EX DE ANTÔNIA FONTENELLE, JONATHAN COSTA É ESPANCADO POR SEGURANÇAS; CONFIRA O VÍDEO

Jonathan Costa ficou conhecido na mídia após seu casamento com a polêmica atriz e apresentadora Antônia Fontenelle. O casamento durou apenas 1 anos, e em seguida veio a separação. Na noite desta quinta-feira 12/10 o DJ passou por maus bocados após ser agredidos por segurança em uma casa de show onde tocava em Friburgo no Rio de Janeiro. A confusão começou quando os donos do evento pediram para que Jonathan tocasse as músicas com um volume abaixo do normal, e não dava pra alcançar quem estava lá trás.

Ele resolveu parar de tocar, mas informou que ficaria ali até o evento acabar, por respeito às pessoas que foram para evento com o intuito de vê-lo tocar. E sugeriu para as pessoas que pedissem o dinheiro do ingresso de volta. Foi exatamente nesse momento que o seguranças não aprovaram a declaração e foram tirar ele do palco e a confusão começou.

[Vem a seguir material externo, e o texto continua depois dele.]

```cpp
extern "C" int alo_bias_act_nchw(const float* x, const float* bias, float* y, int B, int C, int HW, int relu, void* stream) {
    ALO_REQUIRE(x && bias && y, ALO_ERR_INVALID_ARGUMENT, "alo_bias_act_nchw: null pointer argument");
    ALO_REQUIRE(B > 0 && C > 0 && HW > 0 && HW % 4 == 0, ALO_ERR_INVALID_ARGUMENT,
                "alo_bias_act_nchw: dimensions must be positive and H*W a multiple of 4 (B=%d C=%d HW=%d)", B, C, HW);
    ALO_REQUIRE(aligned16(x, y), ALO_ERR_INVALID_ARGUMENT, "alo_bias_act_nchw: pointers must be 16-byte aligned");
    long n4 = (long)B * C * HW / 4;
    int hw4 = HW / 4;
    void* args[] = {&x, &bias, &y, &n4, &C, &hw4};
    hipStream_t s = static_cast<hipStream_t>(stream);
    if (relu) return launch<bias_act_nchw_kernel<true>>(stream_blocks(n4), kThreads, 0, s, "alo_bias_act_nchw", args);
    return launch<bias_act_nchw_kernel<false>>(stream_blocks(n4), kThreads, 0, s, "alo_bias_act_nchw", args);
}

extern "C" int alo_gru_gate(float* zr, const float* bias_zr, const float* h, float* rh, int B, int C, int HW,
                            long h_batch_stride, long rh_batch_stride, void* stream) {
    ALO_REQUIRE(zr && bias_zr && h && rh, ALO_ERR_INVALID_ARGUMENT, "alo_gru_gate: null pointer argument");
    ALO_REQUIRE(B > 0 && C > 0 && HW > 0 && HW % 4 == 0 && h_batch_stride % 4 == 0 && rh_batch_stride % 4 == 0,
                ALO_ERR_INVALID_ARGUMENT, "alo_gru_gate: H*W and the batch strides must be multiples of 4 (B=%d C=%d HW=%d)",
                B, C, HW);
    ALO_REQUIRE(aligned16(zr, h, rh), ALO_ERR_INVALID_ARGUMENT, "alo_gru_gate: pointers must be 16-byte aligned");
    long n4 = (long)B * C * HW / 4;
    int hw4 = HW / 4;
    void* args[] = {&zr, &bias_zr, &h, &rh, &n4, &C, &hw4, &h_batch_stride, &rh_batch_stride};
    return launch<gru_gate_kernel>(stream_blocks(n4), kThreads, 0, static_cast<hipStream_t>(stream), "alo_gru_gate", args);
}

extern "C" int alo_gru_update(const float* q, const float* bias_q, const float* zr, float* h, float* net, int B, int C,
                              int HW, long h_batch_stride, void* stream) {
    ALO_REQUIRE(q && bias_q && zr && h, ALO_ERR_INVALID_ARGUMENT, "alo_gru_update: null pointer argument");
    ALO_REQUIRE(B > 0 && C > 0 && HW > 0 && HW % 4 == 0 && h_batch_stride % 4 == 0, ALO_ERR_INVALID_ARGUMENT,
                "alo_gru_update: H*W and the batch stride must be multiples of 4 (B=%d C=%d HW=%d)", B, C, HW);
    ALO_REQUIRE(aligned16(q, zr, h, net), ALO_ERR_INVALID_ARGUMENT, "alo_gru_update: pointers must be 16-byte aligned");
    long n4 = (long)B * C * HW / 4;
    int hw4 = HW / 4;
    void* args[] = {&q, &bias_q, &zr, &h, &net, &n4, &C, &hw4, &h_batch_stride};
    return launch<gru_update_kernel>(stream_blocks(n4), kThreads, 0, static_cast<hipStream_t>(stream), "alo_gru_update", args);
}

extern "C" int alo_pos_sine_flat(const void* padding_mask, const int32_t* spatial_shapes, const int32_t* level_start_index,
                                 const float* dim_t, const void* level_embed, void* out, float* workspace, int B, int S,
                                 int L, int num_pos_feats, int normalize, int center, float scale, float eps, int dtype,
                                 void* stream) {
    ALO_REQUIRE(padding_mask && spatial_shapes && level_start_index && dim_t && out && workspace, ALO_ERR_INVALID_ARGUMENT,
                "alo_pos_sine_flat: null pointer argument");
    ALO_REQUIRE(B > 0 && S > 0 && L > 0 && num_pos_feats > 0 && num_pos_feats % 4 == 0, ALO_ERR_INVALID_ARGUMENT,
                "alo_pos_sine_flat: sizes must be positive and num_pos_feats a multiple of 4 (B=%d S=%d L=%d F=%d)", B, S, L,
                num_pos_feats);
    ALO_REQUIRE(dtype == ALO_F32 || dtype == ALO_BF16, ALO_ERR_UNSUPPORTED, "alo_pos_sine_flat: dtype %d", dtype);
    ALO_REQUIRE(aligned16(out, level_embed), ALO_ERR_INVALID_ARGUMENT, "alo_pos_sine_flat: out / level_embed must be 16-byte aligned");
    hipStream_t st = static_cast<hipStream_t>(stream);
    {
        void* args[] = {&padding_mask, &spatial_shapes, &level_start_index, &workspace, &S, &normalize, &center, &scale, &eps};
        if (int rc = launch<pos_prefix_kernel>(dim3(32, L, B), kThreads, 0, st, "alo_pos_sine_flat", args)) return rc;
    }
    long n4 = (long)B * S * (2 * num_pos_feats) / 4;
    void* args[] = {&workspace, &dim_t, &level_embed, &level_start_index, &out, &n4, &S, &L, &num_pos_feats};
    if (dtype == ALO_F32) return launch<pos_generate_kernel<float>>(stream_blocks(n4), kThreads, 0, st, "alo_pos_sine_flat", args);
    return launch<pos_generate_kernel<bf16_t>>(stream_blocks(n4), kThreads, 0, st, "alo_pos_sine_flat", args);
}
```

aloception-oss_amd/csrc/gemm.hip:

```cpp
#include "common.hpp"

namespace alo {
namespace {

constexpr int kRows = 64;
constexpr int kOutStride = 64 * 2 + 16;

struct GemmDims {
    long M;
    int N;
    int tiles;
    int S;
    RowGather g;
};
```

Jonathan sofreu várias agressões físicas, em seu instagram ele fez a seguinte declaração: “Vieram pra matar. Quase me mataram! Foi uma covardia! Só parou porque um policial militar chegou a tempo, me reconheceu e deu a ordem para me soltarem”. Segundo ele, se a polícia militar não estivesse por perto, teria acontecido coisa pior. Ele foi agredido na frente de quase 3 mil pessoas, e o momento foi registrado.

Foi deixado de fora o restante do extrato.